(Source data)
# # #

@@ -415,6 +423,58 @@
     u256_sqr_wide(t, a.v);
     fe_reduce512(r, t);
 }
+#endif
+
+SV_HD void fe_mul_add_body(fe& r, const fe& a, const fe& b, const fe& c, const fe& d) {
+    u32 t[16], u[16], t16;
+    u256_mul_wide(t, a.v, b.v);
+    u256_mul_wide(u, c.v, d.v);
+#if SV_DEVICE_CODE
+    u32 c8;
+    asm("add.cc.u32 %0, %0, %9;\n\t"
+        "addc.cc.u32 %1, %1, %10;\n\t"
+        "addc.cc.u32 %2, %2, %11;\n\t"
+        "addc.cc.u32 %3, %3, %12;\n\t"
+        "addc.cc.u32 %4, %4, %13;\n\t"
+        "addc.cc.u32 %5, %5, %14;\n\t"
+        "addc.cc.u32 %6, %6, %15;\n\t"
+        "addc.cc.u32 %7, %7, %16;\n\t"
+        "addc.u32 %8, 0, 0;"
+        : "+r"(t[0]), "+r"(t[1]), "+r"(t[2]), "+r"(t[3]), "+r"(t[4]), "+r"(t[5]), "+r"(t[6]), "+r"(t[7]), "=r"(c8)
+        : "r"(u[0]), "r"(u[1]), "r"(u[2]), "r"(u[3]), "r"(u[4]), "r"(u[5]), "r"(u[6]), "r"(u[7]));
+    asm("{\n\t.reg .u32 z;\n\t"
+        "add.cc.u32 z, %17, 0xFFFFFFFF;\n\t"
+        "addc.cc.u32 %0, %0, %9;\n\t"
+        "addc.cc.u32 %1, %1, %10;\n\t"
+        "addc.cc.u32 %2, %2, %11;\n\t"
+        "addc.cc.u32 %3, %3, %12;\n\t"
+        "addc.cc.u32 %4, %4, %13;\n\t"
+        "addc.cc.u32 %5, %5, %14;\n\t"
+        "addc.cc.u32 %6, %6, %15;\n\t"
+        "addc.cc.u32 %7, %7, %16;\n\t"
+        "addc.u32 %8, 0, 0;\n\t}"
+        : "+r"(t[8]), "+r"(t[9]), "+r"(t[10]), "+r"(t[11]), "+r"(t[12]), "+r"(t[13]), "+r"(t[14]), "+r"(t[15]), "=r"(t16)
+        : "r"(u[8]), "r"(u[9]), "r"(u[10]), "r"(u[11]), "r"(u[12]), "r"(u[13]), "r"(u[14]), "r"(u[15]), "r"(c8));
+#else
+    u64 acc = 0;
+    for (int i = 0; i < 16; i++) {
+        acc += (u64)t[i] + u[i];
+        t[i] = (u32)acc;
+        acc >>= 32;
+    }
+    t16 = (u32)acc;
+#endif
+    fe_reduce513(r, t, t16);
+}
+#if SV_DEVICE_CODE && !defined(SV_FE_INLINE)
+static __device__ __noinline__ fe fe_mul_add_fn(fe a, fe b, fe c, fe d) {
+    fe r;
+    fe_mul_add_body(r, a, b, c, d);
+    return r;
+}
+SV_HD void fe_mul_add(fe& r, const fe& a, const fe& b, const fe& c, const fe& d) { r = fe_mul_add_fn(a, b, c, d); }
+#else
+SV_HD void fe_mul_add(fe& r, const fe& a, const fe& b, const fe& c, const fe& d) { fe_mul_add_body(r, a, b, c, d); }
 #endif
 
 SV_HD void fe_mul_small(fe& r, const fe& a, u32 k) {
diff --git a/lightning_b200/csrc/ge.cuh b/lightning_b200/csrc/ge.cuh
--- a/lightning_b200/csrc/ge.cuh
+++ b/lightning_b200/csrc/ge.cuh
@@ -46,13 +46,12 @@
     r.inf = a.inf;
 }
 
-SV_HD void gej_add_ge(gej& r, const gej& a, const ge& b, fe* rzr = nullptr) {
+SV_HD void gej_add_ge(gej& r, const gej& a, const ge& b) {
     if (a.inf) {
         gej_set_ge(r, b);
-        if (rzr) fe_set_u32(*rzr, 1);
         return;
     }
-    fe zz, u2, s2, h, rr, hh, hhh, v, t;
+    fe zz, u2, s2, h, rr, hh, i, j, v, t;
     fe_sqr(zz, a.z);
     fe_mul(u2, b.x, zz);
     fe_mul(t, a.z, zz);
@@ -61,29 +60,60 @@
     fe_sub(rr, s2, a.y);
     if (fe_is_zero(h)) {
         if (fe_is_zero(rr)) {
-            if (rzr) fe_dbl(*rzr, a.y);
             gej_double(r, a);
         } else {
             r.inf = 1;
-            if (rzr) fe_set_zero(*rzr);
         }
         return;
     }
-    if (rzr) *rzr = h;
+    fe_dbl(rr, rr);
+    fe_sqr(hh, h);
+    fe_dbl(i, hh);
+    fe_dbl(i, i);
+    fe_mul(j, h, i);
+    fe_mul(v, a.x, i);
+    fe_add(t, a.z, h);
+    fe_sqr(t, t);
+    fe_sub(t, t, zz);
+    fe_sub(r.z, t, hh);
+    fe x3;
+    fe_sqr(x3, rr);
+    fe_sub(x3, x3, j);
+    fe_sub(x3, x3, v);
+    fe_sub(x3, x3, v);
+    fe_sub(v, v, x3);
+    fe_dbl(j, j);
+    fe_neg(t, a.y);
+    fe_mul_add(r.y, rr, v, j, t);
+    r.x = x3;
+    r.inf = 0;
+}
+
+SV_HD void gej_add_ge_ge(gej& r, const ge& a, const ge& b) {
+    fe h, rr, hh, hhh, v, t, x3;
+    fe_sub(h, b.x, a.x);
+    fe_sub(rr, b.y, a.y);
+    if (fe_is_zero(h)) {
+        gej_set_ge(r, a);
+        if (fe_is_zero(rr)) {
+            gej_double(r, r);
+        } else {
+            r.inf = 1;
+        }
+        return;
+    }
     fe_sqr(hh, h);
     fe_mul(hhh, h, hh);
     fe_mul(v, a.x, hh);
-    fe_mul(r.z, a.z, h);
-    fe_sqr(t, rr);
-    fe_sub(t, t, hhh);
-    fe_sub(t, t, v);
-    fe x3;
-    fe_sub(x3, t, v);
-    fe_sub(t, v, x3);
-    fe_mul(t, t, rr);
-    fe_mul(hhh, hhh, a.y);
-    fe_sub(r.y, t, hhh);
+    fe_sqr(x3, rr);
+    fe_sub(x3, x3, hhh);
+    fe_sub(x3, x3, v);
+    fe_sub(x3, x3, v);
+    fe_sub(v, v, x3);
+    fe_neg(t, a.y);
+    fe_mul_add(r.y, rr, v, hhh, t);
     r.x = x3;
+    r.z = h;
     r.inf = 0;
 }
 
diff --git a/lightning_b200/csrc/selftest.cuh b/lightning_b200/csrc/selftest.cuh
--- a/lightning_b200/csrc/selftest.cuh
+++ b/lightning_b200/csrc/selftest.cuh
@@ -53,6 +53,7 @@
         case SV_ST_SC_INVERSE: sc_inverse(s, p); is_sc = true; break;
         case SV_ST_SC_INVERSE_VAR: sc_inverse_var(s, p); is_sc = true; break;
         case SV_ST_FE_INV_VAR: fe_inv_var(r, x); is_fe = true; break;
+        case SV_ST_FE_MUL_ADD: fe_mul_add(r, x, x, y, y); is_fe = true; break;
         case SV_ST_SC_REDUCE512: {
             u32 t[16];
 SV_UNROLL
diff --git a/lightning_b200/csrc/verify.cuh b/lightning_b200/csrc/verify.cuh
--- a/lightning_b200/csrc/verify.cuh
+++ b/lightning_b200/csrc/verify.cuh
@@ -175,32 +175,54 @@
 }
 
 SV_HD void qtable_build(qtab_entry* tab, fe& zc, const ge& Q, unsigned sync_threads = 0) {
-    gej D, acc;
-    gej_set_ge(D, Q);
-    gej_double(D, D);
-    fe c2, c3;
-    fe_sqr(c2, D.z);
-    fe_mul(c3, c2, D.z);
-    ge d_aff, q1;
-    d_aff.x = D.x;
-    d_aff.y = D.y;
-    fe_mul(q1.x, Q.x, c2);
-    fe_mul(q1.y, Q.y, c3);
-    gej_set_ge(acc, q1);
-    fe_to_words(tab[0].x, q1.x);
-    fe_to_words(tab[0].y, q1.y);
+    ge d, acc;
+    {
+        fe A, B, C, E, t;
+        fe_sqr(A, Q.x);
+        fe_sqr(B, Q.y);
+        fe_sqr(C, B);
+        fe_add(t, Q.x, B);
+        fe_sqr(t, t);
+        fe_sub(t, t, A);
+        fe_sub(t, t, C);
+        fe_dbl(acc.x, t);
+        fe_mul8(acc.y, C);
+        fe_mul3(E, A);
+        fe_sqr(t, E);
+        fe_sub(t, t, acc.x);
+        fe_sub(d.x, t, acc.x);
+        fe_sub(t, acc.x, d.x);
+        fe_mul(t, t, E);
+        fe_sub(d.y, t, acc.y);
+        fe_dbl(t, Q.y);
+        fe_to_words(tab[0].h, t);
+    }
+    fe_to_words(tab[0].x, acc.x);
+    fe_to_words(tab[0].y, acc.y);
 #if SV_DEVICE_CODE
 #pragma unroll 1
 #endif
     for (int k = 1; k < 8; k++) {
-        fe h;
+        fe h, c, w1, w2, rr, t;
         SV_SYNC(sync_threads);
-        gej_add_ge(acc, acc, d_aff, &h);
+        fe_sub(h, acc.x, d.x);
+        fe_sqr(c, h);
+        fe_mul(w1, d.x, c);
+        fe_mul(w2, acc.x, c);
+        fe_sub(rr, acc.y, d.y);
+        fe_sub(t, w2, w1);
+        fe_mul(d.y, d.y, t);
+        d.x = w1;
+        fe_sqr(t, rr);
+        fe_sub(t, t, w1);
+        fe_sub(acc.x, t, w2);
+        fe_sub(t, w1, acc.x);
+        fe_mul(t, t, rr);
+        fe_sub(acc.y, t, d.y);
         fe_to_words(tab[k].x, acc.x);
         fe_to_words(tab[k].y, acc.y);
         fe_to_words(tab[k].h, h);
     }
-    fe_mul(zc, acc.z, D.z);
     fe zr;
     fe_from_words(zr, tab[7].h);
 #if SV_DEVICE_CODE
@@ -221,6 +243,11 @@
             fe_mul(zr, zr, t);
         }
     }
+    {
+        fe z2;
+        fe_from_words(z2, tab[0].h);
+        fe_mul(zc, zr, z2);
+    }
     fe beta;
     SV_UNROLL
     for (int i = 0; i < 8; i++) beta.v[i] = GE_BETA[i];
@@ -251,10 +278,10 @@
     ge p;
     {
         u32 v1 = (t1 >> 1) & 7u, v2 = (t2 >> 1) & 7u;
-        qtable_fetch(p, tab, v1 + 8u, s1, false);
-        gej_set_ge(R, p);
+        ge p1;
+        qtable_fetch(p1, tab, v1 + 8u, s1, false);
         qtable_fetch(p, tab, v2 + 8u, s2, true);
-        gej_add_ge(R, R, p);
+        gej_add_ge_ge(R, p1, p);
     }
 #if SV_DEVICE_CODE
 #pragma unroll 1
@@ -320,6 +347,7 @@
         }
     }
 #else
+    u32 affine = 0;
 #if SV_DEVICE_CODE
 #pragma unroll 1
 #endif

# # #

Say how many lines of the entries above hold the string "selftest", and say nothing besides the number.

-- Task solution --
3